Look for the line containing "const float4 v" in the entries below, then print that line and all that follow it exactly.

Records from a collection
= Beginning of Section =
constexpr int JSF_CELLS = 8192;
__global__ void __launch_bounds__(256) joint_score_flat_kernel(const float *__restrict__ a, const float *__restrict__ b,
                                                               const float *__restrict__ mod, int T, int X, int Y, int ct,
                                                               int cx, int cy, const unsigned int *__restrict__ only,
                                                               float *__restrict__ scores)
{
    const long long vol = (long long)T * X * Y;
    const int smp = blockIdx.x;
    if (only && !only[smp]) return;
    const float4 *pa = reinterpret_cast<const float4 *>(a + smp * vol);
    const float4 *pb = b ? reinterpret_cast<const float4 *>(b + smp * vol) : nullptr;
    const float4 *pm = reinterpret_cast<const float4 *>(mod);
    const unsigned int c0 = blockIdx.y * (unsigned)JSF_CELLS;
    __shared__ float red[4];
    float m = 0.f, thr = 0.f;
    bool nan = false;
    unsigned int f = c0 + 4u * threadIdx.x;
    const unsigned int row0 = f / (unsigned)Y;
    int y0 = (int)(f - row0 * (unsigned)Y), x0 = (int)(row0 % (unsigned)X), t0 = (int)(row0 / (unsigned)X);
    const int dy = 1024 % Y, drow = 1024 / Y, dx = drow % X, dt = drow / X;
    for (int k = 0; k < JSF_CELLS / 1024 && f < (unsigned)vol; ++k, f += 1024u) {
        float4 v = pa[f >> 2];
        if (pb) { const float4 w = pb[f >> 2]; v = make_float4(v.x - w.x, v.y - w.y, v.z - w.z, v.w - w.w); }
        const float4 sg = pm[f >> 2];
        const float av[4] = {fabsf(v.x), fabsf(v.y), fabsf(v.z), fabsf(v.w)};
        const float sv[4] = {sg.x, sg.y, sg.z, sg.w};
        int y = y0, x = x0, t = t0;
#pragma unroll
        for (int j = 0; j < 4; ++j) {
            const bool in = t >= ct && t < T - ct && x >= cx && x < X - cx && y >= cy && y < Y - cy;
            if (in) js_update(av[j], sv[j], m, thr, nan);
            if (++y == Y) { y = 0; if (++x == X) { x = 0; ++t; } }
        }
        y0 += dy;
        const int carry = y0 >= Y;
        y0 -= carry ? Y : 0;
        x0 += dx + carry;
        const int cx2 = x0 >= X;
        x0 -= cx2 ? X : 0;
        t0 += dt + cx2;
    }
    m = wave_max(m);
    if (__ballot(nan)) m = __uint_as_float(0x7fc00000u);
    if ((threadIdx.x & 63) == 0) red[threadIdx.x >> 6] = m;
    __syncthreads();
    if (threadIdx.x == 0) {
        const unsigned int u = max(max(__float_as_uint(red[0]), __float_as_uint(red[1])),
                                   max(__float_as_uint(red[2]), __float_as_uint(red[3])));
        if (u) atomicMax(reinterpret_cast<unsigned int *>(scores) + smp, u);
    }
}

constexpr int JP_SEG = 64;

__global__ void __launch_bounds__(64) segmin_kernel(const float *__restrict__ mod, int T, int X, int Y, int cx, int cy,
                                                    long long nseg, float *__restrict__ segmin)
{
    const long long plane = (long long)X * Y, seg = blockIdx.x, c = seg * JP_SEG + (long long)threadIdx.x;
    const int tc = blockIdx.y, x = (int)(c / Y), y = (int)(c - (long long)x * Y);
    float m = __builtin_inff();
    bool bad = false;
    if (c < plane && x >= cx && x < X - cx && y >= cy && y < Y - cy)
        for (int t = tc * MS_TMAX; t < min(T, (tc + 1) * MS_TMAX); ++t) {
            const float v = mod[t * plane + c];
            bad |= !(v > 0.f);
            m = fminf(m, v);
        }
#pragma unroll
    for (int o = 32; o > 0; o >>= 1) m = fminf(m, __shfl_xor(m, o));
    bad = __ballot(bad) != 0;
    if (threadIdx.x == 0) segmin[(long long)tc * nseg + seg] = bad ? 0.f : m;
}

template <bool WAVE>
__global__ void __launch_bounds__(1024) joint_score_pruned_kernel(const float *__restrict__ res, long long row_stride,
                                                                  const float *__restrict__ mod,
                                                                  const unsigned int *__restrict__ segmax,
                                                                  const float *__restrict__ segmin, int n, int T, int X, int Y, int cx,
                                                                  int cy, int per_chunk, int total, float *__restrict__ scores,
                                                                  unsigned int *__restrict__ flags,
                                                                  unsigned long long *__restrict__ stats)
{
    extern __shared__ unsigned int work_all[];
    __shared__ unsigned int red[16], redi[16], nwork_[4], sbest_[4], blk_read, blk_flagged;
    const int lane = threadIdx.x & 63;
    const int wave = WAVE ? 0 : (int)(threadIdx.x >> 6), nwaves = WAVE ? 1 : (int)(blockDim.x >> 6);
    const int mywave = (int)(threadIdx.x >> 6);
    const int tid = WAVE ? lane : (int)threadIdx.x, nthreads = WAVE ? 64 : (int)blockDim.x;
    const int smp = WAVE ? (int)blockIdx.x * 4 + mywave : (int)blockIdx.x;
    unsigned int *work = work_all + (WAVE ? mywave * total : 0);
    unsigned int &nwork = nwork_[WAVE ? mywave : 0], &sbest = sbest_[WAVE ? mywave : 0];
    auto sync = [&]() __attribute__((always_inline)) {
        if constexpr (WAVE) {
            __builtin_amdgcn_fence(__ATOMIC_RELEASE, "wavefront");
            __builtin_amdgcn_wave_barrier();
            __builtin_amdgcn_fence(__ATOMIC_ACQUIRE, "wavefront");
        } else {
            __syncthreads();
        }
    };
    if (WAVE && threadIdx.x == 0) { blk_read = 0u; blk_flagged = 0u; }
    if (WAVE) __syncthreads();
    unsigned int my_read = 0u, my_flagged = 0u;
    do {
    if (WAVE && smp >= n) break;
    const float *pr = res + smp * row_stride;
    const unsigned int *pm = segmax + (long long)smp * total;
    const long long plane = (long long)X * Y;
    const unsigned int NANBITS = 0x7fc00000u;

    auto bound = [&](int j) __attribute__((always_inline)) {
        const float sm = segmin[j];
        if (sm == 0.f) return NANBITS;
        const unsigned int mx = pm[j];
        if (mx == 0u) return 0u;
        const float q = __uint_as_float(mx) / sm;
        return q != q ? NANBITS : __float_as_uint(q);
    };
    auto evaluate = [&](int j) __attribute__((always_inline)) {
        const int tc = j / per_chunk;
        const long long c = (long long)(j - tc * per_chunk) * JP_SEG + lane;
        const int x = (int)(c / Y), y = (int)(c - (long long)x * Y);
        const int t0 = tc * MS_TMAX, planes = min(MS_TMAX, T - t0);
        unsigned int m = 0u;
        if (c < plane && x >= cx && x < X - cx && y >= cy && y < Y - cy) {
            const long long o = (long long)t0 * plane + c;
            float rv[MS_TMAX], mv[MS_TMAX];
#pragma unroll
            for (int t = 0; t < MS_TMAX; ++t) {
                const int tt = t < planes ? t : planes - 1;
                rv[t] = pr[o + tt * plane];
                mv[t] = mod[o + tt * plane];
            }
#pragma unroll
            for (int t = 0; t < MS_TMAX; ++t) {
                const float q = fabsf(rv[t]) / mv[t];
                m = max(m, q != q ? NANBITS : (q > 0.f ? __float_as_uint(q) : 0u));
            }
        }
#pragma unroll
        for (int o = 32; o > 0; o >>= 1) m = max(m, (unsigned int)__shfl_xor((int)m, o));
        return m;
    };

    unsigned int bb = 0u, bj = 0u;
    for (int j = tid; j < total; j += nthreads) {
        const unsigned int b = bound(j);
        if (b > bb) { bb = b; bj = (unsigned)j; }
    }
#pragma unroll
    for (int o = 32; o > 0; o >>= 1) {
        const unsigned int ob = (unsigned int)__shfl_xor((int)bb, o), oj = (unsigned int)__shfl_xor((int)bj, o);
        if (ob > bb || (ob == bb && oj < bj)) { bb = ob; bj = oj; }
    }
    if (!WAVE && lane == 0) { red[wave] = bb; redi[wave] = bj; }
    if (tid == 0) nwork = 0u;
    sync();
    if (!WAVE) {
        bb = red[0], bj = redi[0];
        for (int w = 1; w < nwaves; ++w)
            if (red[w] > bb || (red[w] == bb && redi[w] < bj)) { bb = red[w]; bj = redi[w]; }
    }
    unsigned int best = __float_as_uint(scores[smp]);
    if (bb == 0u) {
        if (flags && tid == 0) flags[smp] = 0u;
        break;
    }
    if (bb > best) best = max(best, evaluate((int)bj));
    for (int j = tid; j < total; j += nthreads)
        if ((unsigned)j != bj && bound(j) > best) work[atomicAdd(&nwork, 1u)] = (unsigned)j;
    if (tid == 0) sbest = best;
    sync();
    const unsigned int nw = nwork;
    {
        const bool giveup = flags && 4u * nw > (unsigned)total;
        my_read = giveup ? (unsigned)total : nw + 1u;
        my_flagged = giveup ? 1u : 0u;
    }
    if (flags) {
        const bool giveup = 4u * nw > (unsigned)total;
        if (tid == 0) flags[smp] = giveup ? 1u : 0u;
        if (giveup) {
            if (tid == 0) atomicMax(reinterpret_cast<unsigned int *>(scores) + smp, best);
            break;
        }
    }
    for (unsigned int i = wave; i < nw; i += nwaves) {
        const int j = (int)work[i];
        best = max(best, *(volatile unsigned int *)&sbest);
        if (bound(j) > best) {
            const unsigned int v = evaluate(j);
            if (v > best) { best = v; if (lane == 0) atomicMax(&sbest, v); }
        }
    }
    sync();
    if (tid == 0) atomicMax(reinterpret_cast<unsigned int *>(scores) + smp, max(best, sbest));
    } while (false);
    if (!stats) return;
    if (blockIdx.x == 0 && threadIdx.x == 0) atomicAdd(&stats[1], (unsigned long long)n * (unsigned long long)total);
    if constexpr (WAVE) {
        if (lane == 0 && my_read) atomicAdd(&blk_read, my_read);
        if (lane == 0 && my_flagged) atomicAdd(&blk_flagged, my_flagged);
        __syncthreads();
        if (threadIdx.x == 0) {
            if (blk_read) atomicAdd(&stats[0], (unsigned long long)blk_read);
            if (blk_flagged) atomicAdd(&stats[2], (unsigned long long)blk_flagged);
        }
    } else if (threadIdx.x == 0) {
        if (my_read) atomicAdd(&stats[0], (unsigned long long)my_read);
        if (my_flagged) atomicAdd(&stats[2], 1ull);
    }
}

struct KList { int nk; long long k[16]; };

__global__ void __launch_bounds__(1024) kth_kernel(const float *__restrict__ s, long long N, const KList kl, float *__restrict__ out)
{
    __shared__ unsigned int hist[256];
    __shared__ unsigned int sh_prefix;
    __shared__ long long sh_rank;
    __shared__ int sh_nan;
    const int j = blockIdx.x;
    const int lane = threadIdx.x & 63;
    unsigned int prefix = 0, mask = 0;
    long long rank = kl.k[j];
    if (threadIdx.x == 0) sh_nan = 0;
    const bool vec = !((uintptr_t)s & 15);
    const long long N8 = vec ? N / 8 : 0;
    for (int shift = 24; shift >= 0; shift -= 8) {
        if (threadIdx.x < 256) hist[threadIdx.x] = 0;
        __syncthreads();
        auto count = [&](float v) __attribute__((always_inline)) {
            if (shift == 24 && v != v) sh_nan = 1;
            const unsigned int key = f2key(v);
            const bool hit = (key & mask) == prefix;
            const unsigned int d = (key >> shift) & 255u;
            const unsigned long long hm = __ballot(hit);
            if (hm) {
                const int first = __builtin_ctzll(hm);
                const unsigned int d0 = __builtin_amdgcn_readlane((int)d, first);
                if (__ballot(hit && d == d0) == hm) {
                    if (lane == first) atomicAdd(&hist[d0], (unsigned)__popcll(hm));
                } else if (hit) {
                    atomicAdd(&hist[d], 1u);
                }
            }
        };
        const float4 *s4 = reinterpret_cast<const float4 *>(s);
        for (long long i = threadIdx.x; i < N8; i += blockDim.x) {
            const float4 a = s4[2 * i], b = s4[2 * i + 1];
            count(a.x); count(a.y); count(a.z); count(a.w);
            count(b.x); count(b.y); count(b.z); count(b.w);
        }
        for (long long i = 8 * N8 + threadIdx.x; i < N; i += blockDim.x) count(s[i]);
        __syncthreads();
        if (threadIdx.x < 64) {
            const unsigned int c0 = hist[4 * lane], c1 = hist[4 * lane + 1], c2 = hist[4 * lane + 2], c3 = hist[4 * lane + 3];
            long long incl = (long long)c0 + c1 + c2 + c3;
#pragma unroll
            for (int o = 1; o < 64; o <<= 1) {
                const long long up = __shfl_up(incl, o);
                if (lane >= o) incl += up;
            }
            long long excl = incl - ((long long)c0 + c1 + c2 + c3);
            const bool mine = (excl <= rank && rank < incl) || (lane == 63 && rank >= incl);
            if (mine) {
                unsigned int d = 4 * lane;
                if (rank >= excl + c0) { excl += c0; ++d; if (rank >= excl + c1) { excl += c1; ++d; if (rank >= excl + c2) { excl += c2; ++d; } } }
                sh_prefix = prefix | (d << shift);
                sh_rank = rank - excl;
            }
        }
        __syncthreads();
        prefix = sh_prefix;
        rank = sh_rank;
        mask |= 255u << shift;
        __syncthreads();
    }
    if (threadIdx.x == 0) out[j] = sh_nan ? __uint_as_float(0x7fc00000u) : key2f(prefix);
}

__global__ void __launch_bounds__(256) cov_count_kernel(const float *__restrict__ y, const float *__restrict__ lo,
                                                        const float *__restrict__ hi, long long total, long long M,
                                                        int per_sample, unsigned long long *count)
{
    unsigned int local = 0;
    for (long long i = (long long)blockIdx.x * blockDim.x + threadIdx.x; i < total; i += (long long)gridDim.x * blockDim.x) {
        const long long c = per_sample ? i : i % M;
        const float v = y[i];
        local += (v >= lo[c]) && (v <= hi[c]);
    }
#pragma unroll
    for (int o = 32; o > 0; o >>= 1) local += __shfl_xor(local, o);
    __shared__ unsigned int red[4];
    if ((threadIdx.x & 63) == 0) red[threadIdx.x >> 6] = local;
    __syncthreads();
    if (threadIdx.x == 0) atomicAdd(count, (unsigned long long)(red[0] + red[1] + red[2] + red[3]));
}

__global__ void __launch_bounds__(256) cov_count4_kernel(const float4 *__restrict__ y, const float4 *__restrict__ lo,
                                                         const float4 *__restrict__ hi, int n, long long M4, int per_sample,
                                                         int rows_per, unsigned long long *count)
{
    const long long q = (long long)blockIdx.x * blockDim.x + threadIdx.x;
    unsigned int local = 0;
    if (q < M4) {
        const int s0 = blockIdx.y * rows_per, s1 = min(n, s0 + rows_per);
        float4 l = lo[q], h = hi[q];
        auto inside = [&](const float4 &v, const float4 &a, const float4 &b) __attribute__((always_inline)) {
            return (unsigned)((v.x >= a.x) && (v.x <= b.x)) + (unsigned)((v.y >= a.y) && (v.y <= b.y)) +
                   (unsigned)((v.z >= a.z) && (v.z <= b.z)) + (unsigned)((v.w >= a.w) && (v.w <= b.w));
        };
        int s = s0;
        if (!per_sample) {
            for (; s + 7 < s1; s += 8) {
                float4 v[8];
#pragma unroll
                for (int u = 0; u < 8; ++u) v[u] = y[(long long)(s + u) * M4 + q];
#pragma unroll
                for (int u = 0; u < 8; ++u) local += inside(v[u], l, h);
            }
        }
        for (; s < s1; ++s) {
            const long long o = (long long)s * M4 + q;
            if (per_sample) { l = lo[o]; h = hi[o]; }
            local += inside(y[o], l, h);
        }
    }
#pragma unroll
    for (int o = 32; o > 0; o >>= 1) local += __shfl_xor(local, o);
    __shared__ unsigned int red[4];
    if ((threadIdx.x & 63) == 0) red[threadIdx.x >> 6] = local;
    __syncthreads();
    if (threadIdx.x == 0 && (red[0] | red[1] | red[2] | red[3])) atomicAdd(count, (unsigned long long)(red[0] + red[1] + red[2] + red[3]));
}

__global__ void __launch_bounds__(256) cov_joint_kernel(const float *__restrict__ y, const float *__restrict__ lo,
                                                        const float *__restrict__ hi, long long M, int per_sample,
                                                        uint8_t *inside)
{
    const int smp = blockIdx.y;
    const float *py = y + smp * M;
    const float *plo = lo + (per_sample ? smp * M : 0), *phi = hi + (per_sample ? smp * M : 0);
    bool bad = false;
    if (M % 4 == 0 && !(((uintptr_t)y | (uintptr_t)lo | (uintptr_t)hi) & 15)) {
        const float4 *y4 = reinterpret_cast<const float4 *>(py), *l4 = reinterpret_cast<const float4 *>(plo),
                     *h4 = reinterpret_cast<const float4 *>(phi);
        for (long long q = (long long)blockIdx.x * blockDim.x + threadIdx.x; q < M / 4; q += (long long)gridDim.x * blockDim.x) {
            const float4 v = y4[q], a = l4[q], b = h4[q];
            bad |= !((v.x >= a.x) && (v.x <= b.x) && (v.y >= a.y) && (v.y <= b.y) && (v.z >= a.z) && (v.z <= b.z) &&
                     (v.w >= a.w) && (v.w <= b.w));
        }
    } else {
        for (long long c = (long long)blockIdx.x * blockDim.x + threadIdx.x; c < M; c += (long long)gridDim.x * blockDim.x) {
            const float v = py[c];
            bad |= !((v >= plo[c]) && (v <= phi[c]));
        }
    }
    if (__any(bad) && (threadIdx.x & 63) == 0) inside[smp] = 0;
}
= End of Section =
### [WRITTEN ANSWER]
            const float4 v = y4[q], a = l4[q], b = h4[q];
            bad |= !((v.x >= a.x) && (v.x <= b.x) && (v.y >= a.y) && (v.y <= b.y) && (v.z >= a.z) && (v.z <= b.z) &&
                     (v.w >= a.w) && (v.w <= b.w));
        }
    } else {
        for (long long c = (long long)blockIdx.x * blockDim.x + threadIdx.x; c < M; c += (long long)gridDim.x * blockDim.x) {
            const float v = py[c];
            bad |= !((v >= plo[c]) && (v <= phi[c]));
        }
    }
    if (__any(bad) && (threadIdx.x & 63) == 0) inside[smp] = 0;
}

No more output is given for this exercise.